That was supposed to say organ. Let me edit that......


----------



## bigpoodleperson (Jul 14, 2009)

I have always fed the prey model raw diet. It is the closest to natural one can get. When you think about a prey animal in the wild, the PMR diet tried to mimic the ratios to that. Also, the benefits of bigger pieces, less waste, more available options, less choking hazzard, better teeth, more chewing/mental satisfaction, stronger face/neck muscles, less risk, more afforadablility, need i go on, are all worth it! One does not have to go and buy a whole cow to feed this way. It is the ratios we are after. 

As for organ meats, Riley would rather die then eat raw liver. He has never turned his nose up at anything raw (except a whole scaley fish, but that i can see), except liver. I have had to sear it, mix it with beef, freeze in ice cube trays, trick him, etc and he will Not eat it! I might try the premade ones too. The organ meat he gets are the pieces that come on the chicken. I would like him to eat more then that though. I realize there are other organs out there, but i prefer liver. I can rarely find kidneys, and im sorry, but i get squeemish about those (really the only thing, and after studing about parasites and the giant kidney worm...).


----------



## CharismaticMillie (Jun 16, 2010)

Prey Model is what I am basically starting. We are in our first week of transition to 100% raw, so we are doing chicken backs. Henry and Millie each get a chicken back with neck attached in the morning, and I have been feeding their NV pre-made raw for dinner still. (Because I still have so much left). This is working out well and soon I will be giving them chicken legs instead of backs. 

I just got nervous when I read that article in Whole Dog Journal that said Prey Model is best for people who have moderate to high access to various meats (I would say I have average...) and that it is impractical for most people. This made me wonder if I am missing the bigger picture by learning from a mainly Prey Model Raw forum.

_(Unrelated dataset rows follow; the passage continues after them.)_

           float o = v[e];
-          if (add) o += __uint_as_float(__builtin_amdgcn_raw_buffer_load_b32(rsw, off + 4 * e, 0, COH));
-          if (publish) __builtin_amdgcn_raw_buffer_store_b32(__float_as_uint(o), rsw, off + 4 * e, 0, COH);
+          if constexpr (MODE == ADD) o += __uint_as_float(__builtin_amdgcn_raw_buffer_load_b32(rsw, off + 4 * e, 0, COH));
+          if constexpr (MODE == PUBLISH) __builtin_amdgcn_raw_buffer_store_b32(__float_as_uint(o), rsw, off + 4 * e, 0, COH);
           else cp[e] = o;
         }
     }
   };
-  if constexpr (Cfg::PINGPONG) p4_row_epilogue<Cfg>(accs, smem, P.N, P.K, m0, n0, [](int, int, int, int) {}, store);
-  else p3_row_epilogue<Cfg>(accs, smem, P.N, P.K, m0, n0, store);
-  if (do_bias) {
+  auto bias = [&](auto mode) {
+    constexpr int MODE = decltype(mode)::value;
     const int lane = threadIdx.x & 63, wave = threadIdx.x >> 6;
     const int wm = wave / Cfg::WGN, wn = wave % Cfg::WGN, h = lane >> 5, r = lane & 31;
-    if (wn == 0 && r == 0) {
-#pragma unroll
-      for (int i = 0; i < Cfg::TM; ++i)
-#pragma unroll
-        for (int e = 0; e < 16; ++e) {
-          const int row = m0 + wm * Cfg::WM + i * 32 + (e & 3) + 8 * (e >> 2) + 4 * h;
-          if (row < P.N) {
-            float o = ones_acc[i][e];
-            if constexpr (KS == 2) {
-              const bufrsrc rsb = make_rsrc(P.db, (int64_t)P.N * 4);
-              if (add) o += __uint_as_float(__builtin_amdgcn_raw_buffer_load_b32(rsb, (unsigned)row * 4u, 0, COH));
-              if (publish) __builtin_amdgcn_raw_buffer_store_b32(__float_as_uint(o), rsb, (unsigned)row * 4u, 0, COH);
-              else P.db[row] = o;
-            } else {
-              P.db[row] = o;
-            }
-          }
+    if (wn != 0 || r != 0) return;
+    const bufrsrc rsb = make_rsrc(P.db, (int64_t)P.N * 4);
+#pragma unroll
+    for (int i = 0; i < Cfg::TM; ++i)
+#pragma unroll
+      for (int e = 0; e < 16; ++e) {
+        const int row = m0 + wm * Cfg::WM + i * 32 + (e & 3) + 8 * (e >> 2) + 4 * h;
+        if (row < P.N) {
+          float o = ones_acc[i][e];
+          if constexpr (MODE == ADD) o += __uint_as_float(__builtin_amdgcn_raw_buffer_load_b32(rsb, (unsigned)row * 4u, 0, COH));
+          if constexpr (MODE == PUBLISH) __builtin_amdgcn_raw_buffer_store_b32(__float_as_uint(o), rsb, (unsigned)row * 4u, 0, COH);
+          else P.db[row] = o;
         }
-    }
-  }
+      }
+  };
+  using Plain = std::integral_constant<int, PLAIN>;
+  using Publish = std::integral_constant<int, PUBLISH>;
+  using Add = std::integral_constant<int, ADD>;
   if constexpr (KS == 2) {
+    constexpr int HIT = P4ChunkMap<Cfg>::CPT / 2;
+    static_assert(P4ChunkMap<Cfg>::CPT % 2 == 0 && HIT * P4ChunkMap<Cfg>::RPI * 2 == Cfg::BM, "two row blocks of BM / 2 rows");
+    p4_stage_tile<Cfg>(accs, smem);
+    p4_walk_rows<Cfg, HIT>(smem, P.N, P.K, m0, n0, (1 - half) * HIT,
+                           [&](int row, int col, int nv, float (&v)[8]) { store(Publish{}, row, col, nv, v); });
+    if (do_bias && !half) bias(Publish{});
     __builtin_amdgcn_s_waitcnt(0);
     __syncthreads();
-    if (threadIdx.x == 0) __hip_atomic_store(&g.flags[t], half ? 0u : 1u, __ATOMIC_RELAXED, __HIP_MEMORY_SCOPE_AGENT);
+    if (threadIdx.x == 0) {
+      __hip_atomic_store(&g.flags[2 * t + half], 1u, __ATOMIC_RELAXED, __HIP_MEMORY_SCOPE_AGENT);
+      unsigned spins = 0;
+      while (__hip_atomic_load(&g.flags[2 * t + 1 - half], __ATOMIC_RELAXED, __HIP_MEMORY_SCOPE_AGENT) == 0u) {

Now, I probably won't be 100% prey model raw. I might tailor it to my own needs, slightly. I agree that veggies/fruits aren't necessary, but I may feed some occasionally as treats (I share my bananas with Millie). Also, I may continue to feed SOME pre-made raw just for variety and ease when staying at my boyfriend's house (he is SO grossed out by this raw meat stuff) or traveling.


----------



## Olie (Oct 10, 2009)

bigpoodleperson said:


> I have always fed the prey model raw diet. It is the closest to natural one can get. When you think about a prey animal in the wild, the PMR diet tried to mimic the ratios to that. Also, the benefits of bigger pieces, less waste, more available options, less choking hazzard, better teeth, more chewing/mental satisfaction, stronger face/neck muscles, less risk, more afforadablility, need i go on, are all worth it! One does not have to go and buy a whole cow to feed this way. It is the ratios we are after.
> 
> As for organ meats, Riley would rather die then eat raw liver. He has never turned his nose up at anything raw (except a whole scaley fish, but that i can see), except liver. I have had to sear it, mix it with beef, freeze in ice cube trays, trick him, etc and he will Not eat it! I might try the premade ones too. The organ meat he gets are the pieces that come on the chicken. I would like him to eat more then that though. I realize there are other organs out there, but i prefer liver. I can rarely find kidneys, and im sorry, but i get squeemish about those (really the only thing, and after studing about parasites and the giant kidney worm...).


Love your response!

As for the other organs I am too squeemish too and have not done anything but liver - most that feed the others tend to get that stuff FREE. I wish I could get free meats - living at the beach limits my meat pool LOL - although I was on the way home tonight and a deer ran across the road!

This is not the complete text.